--- Data for analysis ---
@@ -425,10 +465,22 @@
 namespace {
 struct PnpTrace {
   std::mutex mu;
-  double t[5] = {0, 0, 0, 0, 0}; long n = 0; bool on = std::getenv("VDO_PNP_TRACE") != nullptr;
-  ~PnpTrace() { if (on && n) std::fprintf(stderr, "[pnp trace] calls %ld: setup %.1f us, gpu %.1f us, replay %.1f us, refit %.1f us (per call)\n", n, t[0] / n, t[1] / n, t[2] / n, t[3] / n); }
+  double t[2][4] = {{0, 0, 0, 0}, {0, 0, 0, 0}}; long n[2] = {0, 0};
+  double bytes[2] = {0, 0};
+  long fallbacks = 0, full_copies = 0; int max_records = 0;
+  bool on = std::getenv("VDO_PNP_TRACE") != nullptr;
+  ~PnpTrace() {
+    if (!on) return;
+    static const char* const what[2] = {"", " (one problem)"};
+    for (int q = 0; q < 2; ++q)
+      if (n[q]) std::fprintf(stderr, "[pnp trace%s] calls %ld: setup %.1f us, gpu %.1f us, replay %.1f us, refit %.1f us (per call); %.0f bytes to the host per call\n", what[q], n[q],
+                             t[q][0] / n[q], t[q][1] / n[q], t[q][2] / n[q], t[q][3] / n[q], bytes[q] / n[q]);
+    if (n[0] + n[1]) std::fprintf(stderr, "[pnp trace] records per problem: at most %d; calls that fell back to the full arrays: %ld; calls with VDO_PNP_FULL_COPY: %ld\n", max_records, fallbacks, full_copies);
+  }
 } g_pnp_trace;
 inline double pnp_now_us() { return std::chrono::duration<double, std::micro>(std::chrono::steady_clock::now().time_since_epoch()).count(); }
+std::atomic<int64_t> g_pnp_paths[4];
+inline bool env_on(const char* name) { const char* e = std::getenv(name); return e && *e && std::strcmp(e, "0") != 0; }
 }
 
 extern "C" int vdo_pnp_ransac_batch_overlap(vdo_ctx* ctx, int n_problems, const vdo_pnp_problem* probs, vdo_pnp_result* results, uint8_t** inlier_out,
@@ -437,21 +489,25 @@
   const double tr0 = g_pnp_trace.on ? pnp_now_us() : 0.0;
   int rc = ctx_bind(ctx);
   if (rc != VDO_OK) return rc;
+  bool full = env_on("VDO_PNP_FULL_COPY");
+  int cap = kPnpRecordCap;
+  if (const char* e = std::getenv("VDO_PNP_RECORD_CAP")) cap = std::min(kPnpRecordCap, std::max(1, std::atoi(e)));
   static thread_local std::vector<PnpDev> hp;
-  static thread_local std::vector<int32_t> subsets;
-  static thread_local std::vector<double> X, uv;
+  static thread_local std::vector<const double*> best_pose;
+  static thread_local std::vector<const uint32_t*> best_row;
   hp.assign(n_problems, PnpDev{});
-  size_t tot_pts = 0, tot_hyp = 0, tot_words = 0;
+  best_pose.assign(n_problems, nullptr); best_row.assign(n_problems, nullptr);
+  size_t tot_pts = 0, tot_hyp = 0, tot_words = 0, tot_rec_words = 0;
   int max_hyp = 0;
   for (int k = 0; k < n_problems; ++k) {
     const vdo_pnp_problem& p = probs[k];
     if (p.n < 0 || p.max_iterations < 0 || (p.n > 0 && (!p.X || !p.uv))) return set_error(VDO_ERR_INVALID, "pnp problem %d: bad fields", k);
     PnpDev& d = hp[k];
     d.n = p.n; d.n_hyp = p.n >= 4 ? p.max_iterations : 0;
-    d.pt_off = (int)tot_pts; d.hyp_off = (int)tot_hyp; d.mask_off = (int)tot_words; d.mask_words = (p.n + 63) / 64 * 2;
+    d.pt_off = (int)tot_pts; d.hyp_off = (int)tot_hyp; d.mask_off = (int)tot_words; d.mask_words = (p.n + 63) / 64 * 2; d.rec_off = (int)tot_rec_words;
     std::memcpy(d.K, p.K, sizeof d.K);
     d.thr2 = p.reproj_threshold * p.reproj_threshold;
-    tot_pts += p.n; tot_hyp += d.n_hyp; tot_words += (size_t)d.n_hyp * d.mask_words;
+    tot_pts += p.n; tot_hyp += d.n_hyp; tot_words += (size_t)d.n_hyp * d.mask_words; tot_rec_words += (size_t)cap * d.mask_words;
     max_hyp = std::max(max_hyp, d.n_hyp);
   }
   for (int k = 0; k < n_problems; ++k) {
---
Repeat every entry word for word.

@@ -425,10 +465,22 @@
 namespace {
 struct PnpTrace {
   std::mutex mu;
-  double t[5] = {0, 0, 0, 0, 0}; long n = 0; bool on = std::getenv("VDO_PNP_TRACE") != nullptr;
-  ~PnpTrace() { if (on && n) std::fprintf(stderr, "[pnp trace] calls %ld: setup %.1f us, gpu %.1f us, replay %.1f us, refit %.1f us (per call)\n", n, t[0] / n, t[1] / n, t[2] / n, t[3] / n); }
+  double t[2][4] = {{0, 0, 0, 0}, {0, 0, 0, 0}}; long n[2] = {0, 0};
+  double bytes[2] = {0, 0};
+  long fallbacks = 0, full_copies = 0; int max_records = 0;
+  bool on = std::getenv("VDO_PNP_TRACE") != nullptr;
+  ~PnpTrace() {
+    if (!on) return;
+    static const char* const what[2] = {"", " (one problem)"};
+    for (int q = 0; q < 2; ++q)
+      if (n[q]) std::fprintf(stderr, "[pnp trace%s] calls %ld: setup %.1f us, gpu %.1f us, replay %.1f us, refit %.1f us (per call); %.0f bytes to the host per call\n", what[q], n[q],
+                             t[q][0] / n[q], t[q][1] / n[q], t[q][2] / n[q], t[q][3] / n[q], bytes[q] / n[q]);
+    if (n[0] + n[1]) std::fprintf(stderr, "[pnp trace] records per problem: at most %d; calls that fell back to the full arrays: %ld; calls with VDO_PNP_FULL_COPY: %ld\n", max_records, fallbacks, full_copies);
+  }
 } g_pnp_trace;
 inline double pnp_now_us() { return std::chrono::duration<double, std::micro>(std::chrono::steady_clock::now().time_since_epoch()).count(); }
+std::atomic<int64_t> g_pnp_paths[4];
+inline bool env_on(const char* name) { const char* e = std::getenv(name); return e && *e && std::strcmp(e, "0") != 0; }
 }
 
 extern "C" int vdo_pnp_ransac_batch_overlap(vdo_ctx* ctx, int n_problems, const vdo_pnp_problem* probs, vdo_pnp_result* results, uint8_t** inlier_out,
@@ -437,21 +489,25 @@
   const double tr0 = g_pnp_trace.on ? pnp_now_us() : 0.0;
   int rc = ctx_bind(ctx);
   if (rc != VDO_OK) return rc;
+  bool full = env_on("VDO_PNP_FULL_COPY");
+  int cap = kPnpRecordCap;
+  if (const char* e = std::getenv("VDO_PNP_RECORD_CAP")) cap = std::min(kPnpRecordCap, std::max(1, std::atoi(e)));
   static thread_local std::vector<PnpDev> hp;
-  static thread_local std::vector<int32_t> subsets;
-  static thread_local std::vector<double> X, uv;
+  static thread_local std::vector<const double*> best_pose;
+  static thread_local std::vector<const uint32_t*> best_row;
   hp.assign(n_problems, PnpDev{});
-  size_t tot_pts = 0, tot_hyp = 0, tot_words = 0;
+  best_pose.assign(n_problems, nullptr); best_row.assign(n_problems, nullptr);
+  size_t tot_pts = 0, tot_hyp = 0, tot_words = 0, tot_rec_words = 0;
   int max_hyp = 0;
   for (int k = 0; k < n_problems; ++k) {
     const vdo_pnp_problem& p = probs[k];
     if (p.n < 0 || p.max_iterations < 0 || (p.n > 0 && (!p.X || !p.uv))) return set_error(VDO_ERR_INVALID, "pnp problem %d: bad fields", k);
     PnpDev& d = hp[k];
     d.n = p.n; d.n_hyp = p.n >= 4 ? p.max_iterations : 0;
-    d.pt_off = (int)tot_pts; d.hyp_off = (int)tot_hyp; d.mask_off = (int)tot_words; d.mask_words = (p.n + 63) / 64 * 2;
+    d.pt_off = (int)tot_pts; d.hyp_off = (int)tot_hyp; d.mask_off = (int)tot_words; d.mask_words = (p.n + 63) / 64 * 2; d.rec_off = (int)tot_rec_words;
     std::memcpy(d.K, p.K, sizeof d.K);
     d.thr2 = p.reproj_threshold * p.reproj_threshold;
-    tot_pts += p.n; tot_hyp += d.n_hyp; tot_words += (size_t)d.n_hyp * d.mask_words;
+    tot_pts += p.n; tot_hyp += d.n_hyp; tot_words += (size_t)d.n_hyp * d.mask_words; tot_rec_words += (size_t)cap * d.mask_words;
     max_hyp = std::max(max_hyp, d.n_hyp);
   }
   for (int k = 0; k < n_problems; ++k) {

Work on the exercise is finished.